Feature selection and extraction help to decrease the number of features without significant loss of information, so we also call them dimensionality reduction algorithms.
Getting the dataset
Datasets can be obtained from different sources. The ones important for us are:
- Classical datasets such as Iris (botanical measurements of flowers composed by R. Fisher in 1936), MNIST (60,000 handwritten digits published in 1998), Titanic (personal information of Titanic passengers from Encyclopedia Titanica and other sources), and others. Many classical datasets are available as part of Python and R ML packages. They represent some classical types of ML tasks and are useful for demonstrations of algorithms. Meanwhile, there is no similar library for Swift. Implementation of such a library would be straightforward and is a low-hanging fruit for anyone who wants to get some stars on GitHub.
- Open and commercial dataset repositories. Many institutions release their data for everyone's needs under different licenses.
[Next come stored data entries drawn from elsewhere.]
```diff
@@ -670,7 +674,7 @@
         c.one_wait = 0;
         const IncFlags fl = (!one && iu) ? IncFlags{ c.d_epoch.p, c.d_marks.p, c.d_tab.p + iu_off, iu_n } : IncFlags{ c.d_epoch.p, nullptr, nullptr, 0 };
         if (tail_fast && !one) {
-            launch_inc_one_nt(1024, tail_refactor_lds(), s, pro, fl, c.inl, c.dp, tstep, (const int *)nullptr, 0, (const int *)nullptr, 0, c.d_pool.p, iu_full, c.d_x.p, UpdArgs{});
+            launch_inc_one_nt(1024, tail_refactor_lds(), s, pro, fl, c.inl, c.dp, tstep, (const int *)nullptr, 0, (const int *)nullptr, 0, c.d_pool.p, iu_full, iu_split, c.d_x.p, UpdArgs{});
         } else if (one) {
             if (g_incprof_stamps) { c.h_kstamp.need(8 + PROF_SLOTS); memset(c.h_kstamp.p, 0, 8 * (8 + PROF_SLOTS)); pro.stamps = c.h_kstamp.p; }
             if (g_opt.inc_one_spin) {
@@ -680,7 +684,7 @@
             }
             gp.h_out.need((size_t)3 * N);
             const UpdArgs upd1{ c.d_perm.p, gp.d_lp.p, nullptr, gp.d_dx.p, gp.h_out.p, gp.h_dx.p, c.h_bad.p };
-            launch_inc_one_nt(one_nt, one_lds, s, pro, fl, c.inl, c.dp, tstep, c.d_tab.p + iu_off, iu_n, c.d_tab.p + id_off, id_n, c.d_pool.p, iu_full, c.d_x.p, upd1, uctx);
+            launch_inc_one_nt(one_nt, one_lds, s, pro, fl, c.inl, c.dp, tstep, c.d_tab.p + iu_off, iu_n, c.d_tab.p + id_off, id_n, c.d_pool.p, iu_full, iu_split, c.d_x.p, upd1, uctx);
         } else
             hipLaunchKernelGGL(k_inc_prologue, dim3(1), dim3(1024), 0, s, pro, fl, c.inl);
     }
@@ -688,12 +692,12 @@
         if (iu) { enqueue_poison(c, s, c.d_tab.p + iu_off, iu_n, 1, any_upd ? c.d_upd.p : nullptr); if (any_upd) HIPCHECK(hipMemsetAsync(c.d_wbuf.p, 0xff, c.d_wbuf.cap * 8, s)); }
         if (id) enqueue_poison(c, s, c.d_tab.p + id_off, id_n, 2);
     }
-    if (iu && !one) launch_front_small_nt(iu_nt, iu_n, iu_lds, s, dpi, c.d_tab.p + iu_off, c.d_pool.p, c.d_H.p, c.d_bad.p, iu_full, c.d_flags.p, 1, uctx);
+    if (iu && !one) launch_front_small_nt(iu_nt, iu_n, iu_lds, s, dpi, c.d_tab.p + iu_off, c.d_pool.p, c.d_H.p, c.d_bad.p, iu_full, iu_split, c.d_flags.p, 1, uctx);
     for (int l = 0; l < nLev; l++) {
         if (lev_dirty[l].empty() || iu || one) continue;
         if (mp && l >= 1) {
             if (l > 1) continue;
-            launch_front_small_nt(mp_nt, mp_n, mp_up_lds, s, dpm, c.d_tab.p + mp_up_off, c.d_pool.p, c.d_H.p, c.d_bad.p, mp_full, c.d_flags.p, 1);
+            launch_front_small_nt(mp_nt, mp_n, mp_up_lds, s, dpm, c.d_tab.p + mp_up_off, c.d_pool.p, c.d_H.p, c.d_bad.p, mp_full, mp_split, c.d_flags.p, 1);
             continue;
         }
         enqueue_factor_level(c, dl[l], s, no_timer);
diff --git a/aprilsam_amd/csrc/solver_launch.inc.h b/aprilsam_amd/csrc/solver_launch.inc.h
--- a/aprilsam_amd/csrc/solver_launch.inc.h
+++ b/aprilsam_amd/csrc/solver_launch.inc.h
@@ -89,13 +89,13 @@
     const int *list = c.d_tab.p + (xp ? c.x_up_off : c.p_up_off), n = xp ? c.x_up_n : c.p_up_n;
     DevPlan dpe = persist_plan(c);
     if (g_opt.skip_flag_waits > 0) dpe.l0 = 1 << 30;
-    launch_front_small_nt(c.p_nt, n, c.p_up_lds, s, dpe, list, c.d_pool.p, c.d_H.p, c.d_bad.p, c.p_up_full, c.d_flags.p, 1);
+    launch_front_small_nt(c.p_nt, n, c.p_up_lds, s, dpe, list, c.d_pool.p, c.d_H.p, c.d_bad.p, c.p_up_full, c.p_up_split, c.d_flags.p, 1);
 }
 
 static void launch_front_small(Context &c, const LevelPlan &L, hipStream_t s, const int *tab = nullptr, int list_off = -1, int list_n = 0) {
     if (!tab) tab = c.d_tab.p;
     const int off = list_off >= 0 ? list_off : L.small_off, n = list_off >= 0 ? list_n : L.n_small;
-    launch_front_small_nt(L.small_nt, n, L.small_lds, s, c.dp, tab + off, c.d_pool.p, c.d_H.p, c.d_bad.p, L.full_limit, (int *)nullptr, 0);
+    launch_front_small_nt(L.small_nt, n, L.small_lds, s, c.dp, tab + off, c.d_pool.p, c.d_H.p, c.d_bad.p, L.full_limit, L.split_ok, (int *)nullptr, 0);
 }
 
 static void enqueue_big_steps(Context &c, const LevelPlan &L, hipStream_t s, KTimer &kt, const int *tab = nullptr) {
diff --git a/aprilsam_amd/host.py b/aprilsam_amd/host.py
--- a/aprilsam_amd/host.py
+++ b/aprilsam_amd/host.py
@@ -103,6 +103,9 @@
             d.aprilsam_amd_plan_query.restype = C.c_longlong
             d.aprilsam_amd_plan_query.argtypes = [C.c_void_p, C.c_char_p, C.POINTER(C.POINTER(C.c_longlong))]
             d.aprilsam_amd_free.argtypes = [C.c_void_p]
+            if hasattr(d, "aprilsam_amd_front_modes"):
+                d.aprilsam_amd_front_modes.argtypes = [C.c_void_p, _ip, C.c_int]
+                d.aprilsam_amd_debug_inc_split_fronts.restype = C.c_longlong
             if hasattr(d, "aprilsam_amd_marginals"):
                 d.aprilsam_amd_marginals.argtypes = [C.POINTER(abi.Graph), C.POINTER(abi.CholeskyParam), C.c_int, _ip, _dp]
                 d.aprilsam_amd_marginals_joint.argtypes = [C.POINTER(abi.Graph), C.POINTER(abi.CholeskyParam), C.c_int, _ip, _ip, _dp]
diff --git a/include/aprilsam_amd.h b/include/aprilsam_amd.h
--- a/include/aprilsam_amd.h
+++ b/include/aprilsam_amd.h
@@ -262,6 +262,8 @@
 void aprilsam_amd_plan_destroy(aprilsam_amd_plan_t *plan);
 long long aprilsam_amd_plan_query(const aprilsam_amd_plan_t *plan, const char *what, long long **out);
 long long aprilsam_amd_shard_plan(const aprilsam_amd_plan_t *plan, int world, int what, long long *out, long long cap);
+int aprilsam_amd_front_modes(const aprilsam_amd_plan_t *plan, int *out, int cap);
+long long aprilsam_amd_debug_inc_split_fronts(void);
 int aprilsam_amd_xcd_place(int nF, const int *parent, const int *level, const int *nsb, int l0, int cap, int cap_leaf, int which, int *out, int out_cap);
 void aprilsam_amd_free(void *p);
 
```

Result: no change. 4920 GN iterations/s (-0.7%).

You can use such data for training production models or while collecting your own dataset.
Some public dataset repositories include:
The UCI ML repository: https://archive.ics.uci.edu/ml/datasets.html
Kaggle datasets: https://www.kaggle.com/datasets
data.world, a social network for dataset sharing: https://data.world
Note
To find more, visit the list of repositories at KDnuggets: http://www.kdnuggets.com/datasets/index.html. Alternatively, you'll find a list of datasets at Wikipedia: https://en.wikipedia.org/wiki/List_of_datasets_for_machine_learning_research.
- Data collection (acquisition)is required if no existing data can help you to solve your problem. This approach can be costly both in resources and time if you have to collect the data ad hoc; however, in many cases, you have data as a byproduct of some other process, and you can compose your dataset by extracting useful information from the data. For example, text corpuses can be composed by crawling Wikipedia or news sites. iOS automatically collects some useful data. HealthKit is a unified database of users' health measurements. Core Motion allows getting historical data on user's motion activities. The ResearchKit framework provides standardized routines to assess the user's health conditions. The CareKit framework standardizes the polls. Also, in some cases, useful information can be obtained from app log mining.
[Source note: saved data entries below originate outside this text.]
#ifndef PLAN_MINB
#define PLAN_MINB 8
#endif
__global__ void __launch_bounds__(256, PLAN_MINB) k_plan_pieces(int64_t n_piece, int64_t n_rec, const int64_t *__restrict__ rec_seg_off,
                                                     const int64_t *__restrict__ blk_r0,
                                                     const int32_t *__restrict__ seg_contig, const int64_t *__restrict__ seg_start,
                                                     const int64_t *__restrict__ seg_end, const int8_t *__restrict__ seg_strand,
                                                     const int64_t *__restrict__ rec_lit_off, const int32_t *__restrict__ rec_pre,
                                                     const int32_t *__restrict__ rec_suf, const int64_t *__restrict__ contig_len,
                                                     const int64_t *__restrict__ contig_base, int64_t n_contigs, int64_t two_T,
                                                     unsigned long long *tmp, int64_t *__restrict__ piece_off,
                                                     int64_t *__restrict__ piece_src, int64_t *__restrict__ total_out,
                                                     int64_t *__restrict__ tile_first, int64_t tile_cap,
                                                     int32_t *__restrict__ blk1k, int64_t blk1k_cap) {
    __shared__ int64_t s_F[PLAN_TILE / 2 + 2];
    __shared__ int64_t s_warp[8];
    __shared__ int64_t s_prefix;
    __shared__ unsigned int s_tile;
    const int64_t tile = mg_next_tile(tmp, &s_tile);
    const int64_t pb = tile * PLAN_TILE;
    const int64_t r0 = blk_r0[tile];
    for (int i = threadIdx.x; i < PLAN_TILE / 2 + 2; i += blockDim.x) {
        const int64_t r = r0 + i;
        s_F[i] = r <= n_rec ? __ldg(rec_seg_off + r) + 2 * r : INT64_MAX;
    }
    __syncthreads();
    int64_t len[PLAN_ITEMS];
    const int64_t p0 = pb + (int64_t)threadIdx.x * PLAN_ITEMS;
    int lo = 0;
#pragma unroll
    for (int it = 0; it < PLAN_ITEMS; it++) {
        const int64_t p = p0 + it;
        len[it] = 0;
        if (p < n_piece) {
            if (it == 0) {
                int hi = PLAN_TILE / 2 + 1;
                while (hi - lo > 1) {
                    const int mid = (lo + hi) >> 1;
                    if (s_F[mid] <= p) lo = mid; else hi = mid;
                }
            } else {
                while (s_F[lo + 1] <= p) lo++;
            }
            const int64_t r = r0 + lo;
            const int64_t s0 = s_F[lo] - 2 * r, s1 = s_F[lo + 1] - 2 * (r + 1);
            const int64_t local = p - (s0 + 2 * r);
            if (local == 0) {
                len[it] = rec_pre[r];
                piece_src[p] = rec_lit_off[r] | (int64_t)(MG_KIND_LIT << MG_KIND_SHIFT);
            } else if (local == s1 - s0 + 1) {
                len[it] = rec_suf[r];
                piece_src[p] = (rec_lit_off[r] + rec_pre[r]) | (int64_t)(MG_KIND_LIT << MG_KIND_SHIFT);
            } else {
                const int64_t e = s0 + local - 1;
                const int32_t c = seg_contig[e];
                int64_t src = MG_FRONT_PAD, n = 0;
                if (c >= 0 && c < n_contigs) {
                    const int64_t L = contig_len[c];
                    int64_t i = seg_start[e] - 1, j = seg_end[e];
                    if (i < 0) { i += L; if (i < 0) i = 0; } else if (i > L) i = L;
                    if (j < 0) { j += L; if (j < 0) j = 0; } else if (j > L) j = L;
                    n = j > i ? j - i : 0;
                    if (n > 0x7fffffff) n = 0x7fffffff;
                    src = contig_base[c] + i;
                }
                len[it] = n;
                piece_src[p] = seg_strand[e] ? two_T - src - n : src;
            }
        }
    }
    int64_t mine = 0;
#pragma unroll
    for (int it = 0; it < PLAN_ITEMS; it++) mine += len[it];
    int64_t total;
    const int64_t incl = mg_block_incl_scan(mine, s_warp, &total);
    const int64_t prefix = mg_lookback(tmp, tile, total, &s_prefix);
    int64_t run = prefix + incl - mine;
#pragma unroll
    for (int it = 0; it < PLAN_ITEMS; it++) {
        if (p0 + it < n_piece) {
            piece_off[p0 + it] = run;
            if (tile_first && len[it] > 0) {
                for (int64_t t = (run + MG_NUC_TILE - 1) / MG_NUC_TILE; t * MG_NUC_TILE < run + len[it] && t < tile_cap; t++)
                    tile_first[t] = p0 + it;
            }
            if (blk1k_cap > 0 && len[it] > 0) {
                for (int64_t t = (run + 1023) >> 10; (t << 10) < run + len[it] && t < blk1k_cap; t++) blk1k[t] = (int32_t)(p0 + it);
            }
        }
        run += len[it];
    }
    if (tile == gridDim.x - 1 && threadIdx.x == 0) {
        const int64_t all = prefix + total;
        piece_off[n_piece] = all;
        *total_out = all;
        if (tile_first) {
            const int64_t n_tile = min(tile_cap, (all + MG_NUC_TILE - 1) / MG_NUC_TILE);
            tile_first[n_tile] = n_piece > 0 ? n_piece - 1 : 0;
        }
        const int64_t n_blk = (all + 1023) >> 10;
        if (n_blk < blk1k_cap) blk1k[n_blk] = (int32_t)(n_piece > 0 ? n_piece - 1 : 0);
    }
}

__global__ void __launch_bounds__(256) k_plan_records(int64_t n_rec, const int64_t *__restrict__ rec_seg_off,
                                                      const int64_t *__restrict__ piece_off, const int64_t *__restrict__ piece_src,
                                                      const uint32_t *__restrict__ packed, const int8_t *__restrict__ rec_phase,
                                                      int flags, int32_t *__restrict__ rec_aa, int8_t *__restrict__ rec_skip,
                                                      unsigned long long *tmp, int64_t *__restrict__ prot_off,
                                                      int64_t *__restrict__ total_out, int64_t *__restrict__ tile_first,
                                                      int64_t tile_cap) {
    __shared__ int64_t s_warp[8];
    __shared__ int64_t s_prefix;
    __shared__ unsigned int s_tile;
    const int64_t tile = mg_next_tile(tmp, &s_tile);
    const int64_t r = tile * (int64_t)blockDim.x + threadIdx.x;
    int64_t plen = 0;
    if (r < n_rec) {
    const int64_t f0 = rec_seg_off[r] + 2 * r, f1 = rec_seg_off[r + 1] + 2 * (r + 1);
    const int64_t pay0 = piece_off[f0 + 1], pay1 = piece_off[f1 - 1];
    const int64_t pre = pay0 - piece_off[f0], suf = piece_off[f1] - pay1;
    int64_t L = pay1 - pay0;
    int skip = 0;
    if ((flags & MG_PROT_USE_PHASE) && rec_phase) { skip = rec_phase[r]; if (skip < 0 || skip > 2) skip = 0; }
    L -= skip;
    int64_t naa;
    if (L <= 2) {
        naa = -1;
    } else {
        naa = L / 3;
        if (flags & MG_PROT_TRIMX) {
            uint64_t acc[3];
            const int64_t S = pay0 + skip;
            int64_t j = f0 + 1;
            while (j + 1 < f1 - 1 && __ldg(piece_off + j + 1) <= S) j++;
            mg_gather_nib(packed, piece_off, piece_src, j, S, 3, acc);
            const uint32_t n3 = (uint32_t)acc[0] & 0xFFFu;
            if (n3 & 0x888u) { naa -= 1; skip += 3; }
        }
    }
    if (naa > 0x7fffffff) naa = 0x7fffffff;
    rec_aa[r] = (int32_t)naa;
    rec_skip[r] = (int8_t)skip;
    plen = pre + (naa > 0 ? naa : 0) + suf;
    }
    int64_t total;
    const int64_t incl = mg_block_incl_scan(plen, s_warp, &total);
    const int64_t prefix = mg_lookback(tmp, tile, total, &s_prefix);
    if (r < n_rec) {
        const int64_t off = prefix + incl - plen;
        prot_off[r] = off;
        if (tile_first && plen > 0) {
            for (int64_t t = (off + MG_PROT_TILE - 1) / MG_PROT_TILE; t * MG_PROT_TILE < off + plen && t < tile_cap; t++) tile_first[t] = r;
        }
    }
    if (tile == gridDim.x - 1 && threadIdx.x == blockDim.x - 1) {
        const int64_t all = prefix + total;
        prot_off[n_rec] = all;
        *total_out = all;
        if (tile_first) {
            const int64_t n_tile = min(tile_cap, (all + MG_PROT_TILE - 1) / MG_PROT_TILE);
            tile_first[n_tile] = n_rec > 0 ? n_rec - 1 : 0;
        }
    }
}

- In many cases, to collect data is not enough, as raw data doesn't suit many ML tasks well. So, the next step after data collection is data labeling. For example, you have collected dataset of images, so now you have to attach a label to each of them: to which category does this image belong? This can be done manually (often at expense), automatically (sometimes impossible), or semi-automatically. Manual labeling can be scaled by means of crowdsourcing platforms, like Amazon Mechanical Turk.
- Random data generation can be useful for a quick check of your ideas or in combination with the TDD approach. Also, sometimes adding some controlled randomness to your real data can improve the results of learning. This approach is known as data augmentation. For instance, this approach was taken to build an optical character recognition feature in the Google Translate mobile app. To train their model, they needed a lot of real-world photos with letters in different languages, which they didn't have. The engineering team bypassed this problem by creating a large dataset of letters with artificial reflections, smudges, and all kinds of corruptions on them. This improved the recognition quality significantly.
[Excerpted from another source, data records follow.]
+        const int y = t - R;
+        float dr[2] = {0.f, 0.f}, dg[2] = {0.f, 0.f}, db[2] = {0.f, 0.f};
+        if (y >= ys && inside) {
+            const float* p0 = a.src.data + (long long)(y - a.src.gy0) * a.W + X;
+            const float* p1 = p0 + a.src.plane_stride;
+            const float* p2 = p1 + a.src.plane_stride;
+            const float2v v0 = __builtin_nontemporal_load(reinterpret_cast<const float2v*>(p0));
+            const float2v v1 = __builtin_nontemporal_load(reinterpret_cast<const float2v*>(p1));
+            const float2v v2 = __builtin_nontemporal_load(reinterpret_cast<const float2v*>(p2));
+            dr[0] = v0.x, dr[1] = v0.y, dg[0] = v1.x, dg[1] = v1.y, db[0] = v2.x, db[1] = v2.y;
+        }
+        const int blk = (t - t0) & 7;
+        if (blk == 0 && !(R2F_TAIL_EXP & 1)) {
+            const uint32_t sy = (uint32_t)clampi(t + hrow, 0, a.H_global - 1);
+            gaussian_noise(hsx, sy, seed, MONO, halo[0], halo[1], halo[2]);
+        }
+        float n[3][2] = {{0.f, 0.f}, {0.f, 0.f}, {0.f, 0.f}};
+        if (!(R2F_TAIL_EXP & 1)) {
+            const uint32_t sy = (uint32_t)clampi(t, 0, a.H_global - 1);
+            gaussian_noise(sx0, sy, seed, MONO, n[0][0], n[1][0], n[2][0]);
+            gaussian_noise(sx1, sy, seed, MONO, n[0][1], n[1][1], n[2][1]);
+#pragma unroll
+            for (int c = 0; c < NCH; ++c) asm volatile("" : "+v"(n[c][0]), "+v"(n[c][1]));
+        }
+        float G[3][2];
+#pragma unroll
+        for (int c = 0; c < NCH; ++c) {
+            float s[10];
+            s[4] = n[c][0], s[5] = n[c][1];
+            s[2] = dpp_from_left(lane_value(halo[c], 8 * blk + 2), s[4]);
+            s[3] = dpp_from_left(lane_value(halo[c], 8 * blk + 3), s[5]);
+            s[6] = dpp_from_right(lane_value(halo[c], 8 * blk + 4), s[4]);
+            s[7] = dpp_from_right(lane_value(halo[c], 8 * blk + 5), s[5]);
+            if (R > 2) {
+                s[0] = dpp_from_left(lane_value(halo[c], 8 * blk + 0), s[2]);
+                s[1] = dpp_from_left(lane_value(halo[c], 8 * blk + 1), s[3]);
+                s[8] = dpp_from_right(lane_value(halo[c], 8 * blk + 6), s[6]);
+                s[9] = dpp_from_right(lane_value(halo[c], 8 * blk + 7), s[7]);
+            } else {
+                s[0] = s[1] = s[8] = s[9] = 0.f;
+            }
+            const float* wv = a.sep_v[c];
+            const float* wu = a.sep_u[c];
+#pragma unroll
+            for (int p = 0; p < 2; ++p) {
+                float acc = wv[0] * (s[4 + p - R] + s[4 + p + R]);
+#pragma unroll
+                for (int j = 1; j < R; ++j) acc = fmaf(wv[j], s[4 + p - R + j] + s[4 + p + R - j], acc);
+                const float h = fmaf(wv[R], s[4 + p], acc);
+                float g = 0.f;
+#pragma unroll
+                for (int i = 0; i < 2 * R; ++i) g = fmaf(wu[i], win[c][p][i], g);
+                G[c][p] = fmaf(wu[2 * R], h, g);
+#pragma unroll
+                for (int i = 0; i + 1 < 2 * R; ++i) win[c][p][i] = win[c][p][i + 1];
+                win[c][p][2 * R - 1] = h;
+            }
+        }
+        if (y < ys || !inside) continue;
+        if (R2F_TAIL_EXP & 2) {
+#pragma unroll
+            for (int c = 0; c < NCH; ++c) G[c][0] = G[c][1] = 0.f;
+        }
+        if (MONO) {
+#pragma unroll
+            for (int p = 0; p < 2; ++p) G[1][p] = G[2][p] = G[0][p];
+        }
+#pragma unroll
+        for (int p = 0; p < 2; ++p) {
+            float ar, ag, ab;
+            if (R2F_CURVE_BATCH3) {
+                float v3[3] = {dr[p], dg[p], db[p]};
+                if (a.cells_in_lds)
+                    curve_eval_batch<3, 3>((const float4*)cells_lds, a.grain_lut, 0, v3);
+                else
+                    curve_eval_batch<3, 3>(gcells, a.grain_lut, 0, v3);
+                ar = v3[0], ag = v3[1], ab = v3[2];
+            } else if (a.cells_in_lds) {
+                ar = curve_eval_at((const float4*)cells_lds, a.grain_lut, 0, dr[p]);
+                ag = curve_eval_at((const float4*)cells_lds, a.grain_lut, 1, dg[p]);
+                ab = curve_eval_at((const float4*)cells_lds, a.grain_lut, 2, db[p]);
+            } else {
+                ar = curve_eval(a.grain_lut, 0, dr[p]);
+                ag = curve_eval(a.grain_lut, 1, dg[p]);
+                ab = curve_eval(a.grain_lut, 2, db[p]);
+            }
+            dr[p] = fmaxf(__fadd_rn(dr[p], __fmul_rn(G[0][p], ar)), 0.f);
+            dg[p] = fmaxf(__fadd_rn(dg[p], __fmul_rn(G[1][p], ag)), 0.f);
+            db[p] = fmaxf(__fadd_rn(db[p], __fmul_rn(G[2][p], ab)), 0.f);
+        }
+        if (a.to_planes) {
+            float* p0 = a.dst.data + (long long)(y - a.dst.gy0) * a.W + X;
+            float* p1 = p0 + a.dst.plane_stride;
+            float* p2 = p1 + a.dst.plane_stride;
+            *reinterpret_cast<float2v*>(p0) = (float2v){dr[0], dr[1]};
+            *reinterpret_cast<float2v*>(p1) = (float2v){dg[0], dg[1]};
+            *reinterpret_cast<float2v*>(p2) = (float2v){db[0], db[1]};
+            continue;
+        }
+        if (!(R2F_TAIL_EXP & 4)) {
+            if (R2F_STRIP_LUT_BATCH == 2) {
+                apply_lut3d_tetra_nonneg_batch<2>(a.lut3d, s3, dr, dg, db);
+            } else {
+#pragma unroll
+                for (int p = 0; p < 2; ++p) apply_lut3d_tetra_nonneg(a.lut3d, s3, dr[p], dg[p], db[p]);
+            }
+        }
+        const long long base = ((long long)(y - a.out_gy0) * a.W + X) * 3;
+        if (a.out_f32) {
+            float2v* o = reinterpret_cast<float2v*>(a.out_f32 + base);
+            o[0] = (float2v){dr[0], dg[0]};
+            o[1] = (float2v){db[0], dr[1]};
+            o[2] = (float2v){dg[1], db[1]};
+        }
+        if (a.out_u8) {
+            uint16_t* o = reinterpret_cast<uint16_t*>(a.out_u8 + base);
+            o[0] = (uint16_t)(to_u8(dr[0]) | (to_u8(dg[0]) << 8));
+            o[1] = (uint16_t)(to_u8(db[0]) | (to_u8(dr[1]) << 8));
+            o[2] = (uint16_t)(to_u8(dg[1]) | (to_u8(db[1]) << 8));
+        }
     }
 }
 
@@ -1099,6 +1269,13 @@
     return take_launch_status();
 }
 
+bool tail_takes_strip_form(const TailArgs& a) {
+    const int form = a.form ? a.form : kTailAutoForm;
+    const bool tetra_nonneg = a.lut3d_mode == 0 && a.lut3d.n >= 2 && a.lut3d.n <= 512;
+    return form == 2 && a.grain && a.sep && a.fixed_r >= 1 && a.fixed_r <= 4 && a.vec && a.to_planes != 2 &&
+           (a.to_planes == 1 || tetra_nonneg) && (!a.mono || a.fixed_same);
+}
+
 hipError_t launch_tail(const TailArgs& a, hipStream_t s) {
     if (a.y1 <= a.y0 || a.W <= 0) return hipSuccess;
     if (!a.grain) {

- Real-time data sources, such as inertial sensors, GPS, camera, microphone, elevation sensor, proximity sensor, touch screen, force touch, and Apple Watch sensors can be used to collect a standalone dataset or to train a model on the fly.
Note
Real-time data sources are especially important for the special class of ML models called online ML , which allows models to embed new data. A good example of such a situation is spam filtering, where the model should dynamically adapt to the new data. It's the opposite of batch learning, when the whole training dataset should be available from the very beginning.
Data preprocessing
The useful information in the data is usually referred to as a signal. On the other hand, the pieces of data that represent errors of different kinds and irrelevant data are known as noise. Errors can occur in the data during measurements, information transmission, or due to human errors. The goal of data cleansing procedures is to increase the signal/noise ratio. During this stage, you will usually transform all data to one format, delete entries with missed values, and check suspicious outliers (they can be both noise and signal). It is widely believed among ML engineers, that the data preprocessing stage usually consumes 90% of the time allocated for the ML project. Then, algorithm tweaking consumes another 90% of time. This statement is a joke only partially (about 10% of it). In Chapter 13, Best Practices, we are going to discuss common problems with the data and how to fix them.